Make sure you have Python 3.8+ and pip:

git clone https://github.com/your-username/python-decorators-generators.git
cd python-decorators-generators
pip install -e .

✅ Decorators Included Decorator Description log_execution Logs function calls, arguments, return values, execution time, and exceptions retry_on_exception Retries a function on failure, with configurable retry count and delay cache_result In-memory caching with TTL support time_execution Logs how long a function takes to run

📂 Project Structure

python-decorators-generators/
├── decorators/
│   ├── logging_decorator.py
│   ├── retry_decorator.py
│   ├── cache_decorator.py
│   ├── time_decorator.py
│   ├── once.py
│   ├── memoize.py
│   ├── benchmark.py
│   ├── deprecated.py
│   └── async_safe.py
│
├── generators/
│   ├── fibonacci.py
│   ├── file_chunker.py
│   ├── tail_reader.py
│   ├── sliding_window.py
│   ├── paginated_api_reader.py
│   ├── batched_iterable.py
│   └── directory_watcher.py
│   └── csv_row_reader.py
│
├── examples/
│   └── demo_<name>.py
│
├── tests/
│   └── test_<name>.py
│
├── pyproject.toml
├── requirements.txt
└── README.md

✅ Decorators Included

Decorator Module Description
log_execution decorators.logging_decorator Logs function calls, arguments, return values, execution time, and errors
retry_on_exception decorators.retry_decorator Retries a function on failure, with customizable retry count and delay
cache_result decorators.cache_decorator In-memory caching with configurable TTL
time_execution decorators.time_decorator Logs how long a function takes to run
once decorators.once Ensures a function runs only once
memoize decorators.memoize Simple non-TTL in-memory caching
benchmark decorators.benchmark Logs function execution time, warns if it exceeds a threshold
deprecated decorators.deprecated Emits a warning when a deprecated function is called
suppress_exceptions decorators.suppress_exceptions Suppresses specified exceptions and optionally logs them
rate_limiter decorators.rate_limiter Limits how frequently a function can be called
validate_types decorators.validate_types Runtime type checking for arguments and return values
async_safe decorators.async_safe Makes sync functions awaitable in async contexts

🔁 Generators Included

Generator Module Description
fibonacci() generators.fibonacci Infinite lazy sequence of Fibonacci numbers
file_chunker() generators.file_chunker Reads large files in fixed-size chunks using lazy loading
tail_reader() generators.tail_reader Mimics tail -f to stream new lines from a file in real-time
sliding_window() generators.sliding_window Yields a sliding window over an iterable
paginated_api_reader() generators.paginated_api_reader Yields results from paginated API endpoints
batched_iterable() generators.batched_iterable Yields fixed-size batches from any iterable
directory_watcher() generators.directory_watcher Yields filenames as new files appear in a directory
csv_row_reader() generators.csv_row_reader Streams rows from large CSVs as dictionaries

🧪 Run Tests

Install dependencies:

pip install -r requirements.txt

Then run:

pytest tests/

🚀 CI/CD with GitHub Actions

This project includes a CI pipeline that runs on every push and PR to main, defined in .github/workflows/python-tests.yml. 🧠 Why This Repo?

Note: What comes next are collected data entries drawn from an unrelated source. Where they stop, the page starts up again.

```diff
@@ -362,13 +401,18 @@
             uint32_t word = 0;
 #pragma unroll
             for (int b = 0; b < 4; b++) word |= ((mh(A[b], B0) + mh(B[b], B1) + 2) >> 2) << (8 * b);
-            *reinterpret_cast<uint32_t*>(dst + (size_t)rr * L.stride + 4 * q) = word;
-        }
-    }
-    const int nslow = nq - nfast;
-    for (int item = tid; item < nrows * nslow; item += blockDim.x) {
-        const int rr = item / nslow, k = item - rr * nslow;
-        const int q = k < q_lo ? k : k + nfast, px0 = 4 * q;
+            *reinterpret_cast<uint32_t*>(out) = word;
+        }
+    };
+    const int rem = nfast - L.nslide;
+    for (int t = tid; t < L.nslide; t += blockDim.x) word_rows(std::true_type{}, t, 0, nrows);
+    if (rem > 0 && __builtin_amdgcn_readfirstlane(tid >> 6) == L.rem_wave) {
+        const int lane = tid & 63, g = (int)(((float)lane + 0.5f) * (1.0f / (float)rem));
+        const int r0 = g * L.rem_n;
+        if (r0 < nrows) word_rows(std::false_type{}, L.nslide + lane - g * rem, r0, min(r0 + L.rem_n, nrows));
+    }
+    auto general_word = [&](int rr, int q) {
+        const int px0 = 4 * q;
         const ResizeRow R = s_rows[rr];
         uint32_t word = 0;
 #pragma unroll
@@ -387,6 +431,37 @@
             word |= (uint32_t)sat_u8(v) << (8 * b);
         }
         *reinterpret_cast<uint32_t*>(dst + (size_t)rr * L.stride + px0) = word;
+    };
+    const int nslow = nq - nfast;
+    if (L.packed && L.w >= 2 * kEdge) {
+        const int q_in = (kEdge + L.w + 3) >> 2, ntail = q_in - q_hi;
+        for (int item = (int)blockDim.x - 1 - tid; item < kResRows * ntail; item += blockDim.x) {
+            const int rr = item % kResRows;
+            if (rr < nrows) general_word(rr, q_hi + item / kResRows);
+        }
+        __syncthreads();
+        const int ncopy = q_lo + nq - q_in;
+        for (int item = tid; item < kResRows * ncopy; item += blockDim.x) {
+            const int rr = item % kResRows, k = item / kResRows;
+            if (rr >= nrows) continue;
+            const int q = k < q_lo ? k : q_in + (k - q_lo), p0 = 4 * q;
+            const int nb = L.pw - p0;
+            uint8_t* row = dst + (size_t)rr * L.stride;
+            uint32_t word = 0;
+            if (nb > 0) {
+                const int s = (k < q_lo ? 2 * kEdge : 2 * (kEdge + L.w - 1)) - p0 - 3;
+                const uint32_t* g = reinterpret_cast<const uint32_t*>(row + (s & ~3));
+                const uint32_t v = __builtin_amdgcn_alignbyte(g[1], g[0], s & 3);
+                word = __builtin_amdgcn_perm(0u, v, 0x00010203u);
+                if (nb < 4) word &= (1u << (8 * nb)) - 1u;
+            }
+            *reinterpret_cast<uint32_t*>(row + p0) = word;
+        }
+        return;
+    }
+    for (int item = tid; item < nrows * nslow; item += blockDim.x) {
+        const int rr = item / nslow, k = item - rr * nslow;
+        general_word(rr, k < q_lo ? k : k + nfast);
     }
 }
 
@@ -1933,8 +2008,18 @@
                 int packed = 1;
                 for (int x0 = 0; x0 + 3 < L.w; x0 += 4)
                     if (g.res_cols[L.res_col_off + x0 + 3].sx0 - g.res_cols[L.res_col_off + x0].sx0 > 6) packed = 0;
+                const int q_lo = (kEdge + 3) >> 2;
+                const int nfast = packed ? std::max(q_lo, (kEdge + std::min(L.w, L.nvec_resize)) >> 2) - q_lo : 0;
+                int nslide = nfast, rem_wave = 0, rem_n = 0;
+                if (const int rem = nfast & 63; rem > 0 && rem <= 32) {
+                    nslide = nfast - rem;
+                    rem_wave = (nslide >> 6) % (threads >> 6);
+                    const int groups = 64 / rem;
+                    rem_n = (kResRows + groups - 1) / groups;
+                }
                 const ResizeLevel rl{L.off, P.off, L.stride, P.stride, L.w, L.h, L.pw, L.ph, P.h, L.nvec_resize,
-                                     L.res_span, L.res_strip_off, L.res_row_off, L.res_col_off, packed, l - 1, ppad};
+                                     L.res_span, L.res_strip_off, L.res_row_off, L.res_col_off, packed, l - 1, ppad,
+                                     nslide, rem_wave, rem_n};
                 for (int rep = 0; rep < kDiagRepeat[0]; rep++)
                     hipLaunchKernelGGL(k_pyr_resize_lds, dim3((L.ph + kResRows - 1) / kResRows, nb), dim3(threads), lds,
                                        st, x, rl, pitch);
```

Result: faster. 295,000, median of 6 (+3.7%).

This repository is ideal for:

  • Engineers who want reusable decorator utilities

  • Data engineers working with large files or streams

  • Anyone who wants to understand Python’s advanced features through real code


📬 Contributions

Feel free to fork this project, add more utilities (e.g., memoization, rate-limiting), or improve tests and documentation.


Let me know if you'd like a corresponding pyproject.toml now, or a downloadable .zip with the full folder setup.

Project details


Download files

Download the file for your platform. If you're not sure which to choose, learn more about installing packages.

Source Distribution

pydecorx-1.0.0.tar.gz (12.7 kB view details)

Uploaded Source

Built Distribution

If you're not sure about the file name format, learn more about wheel file names.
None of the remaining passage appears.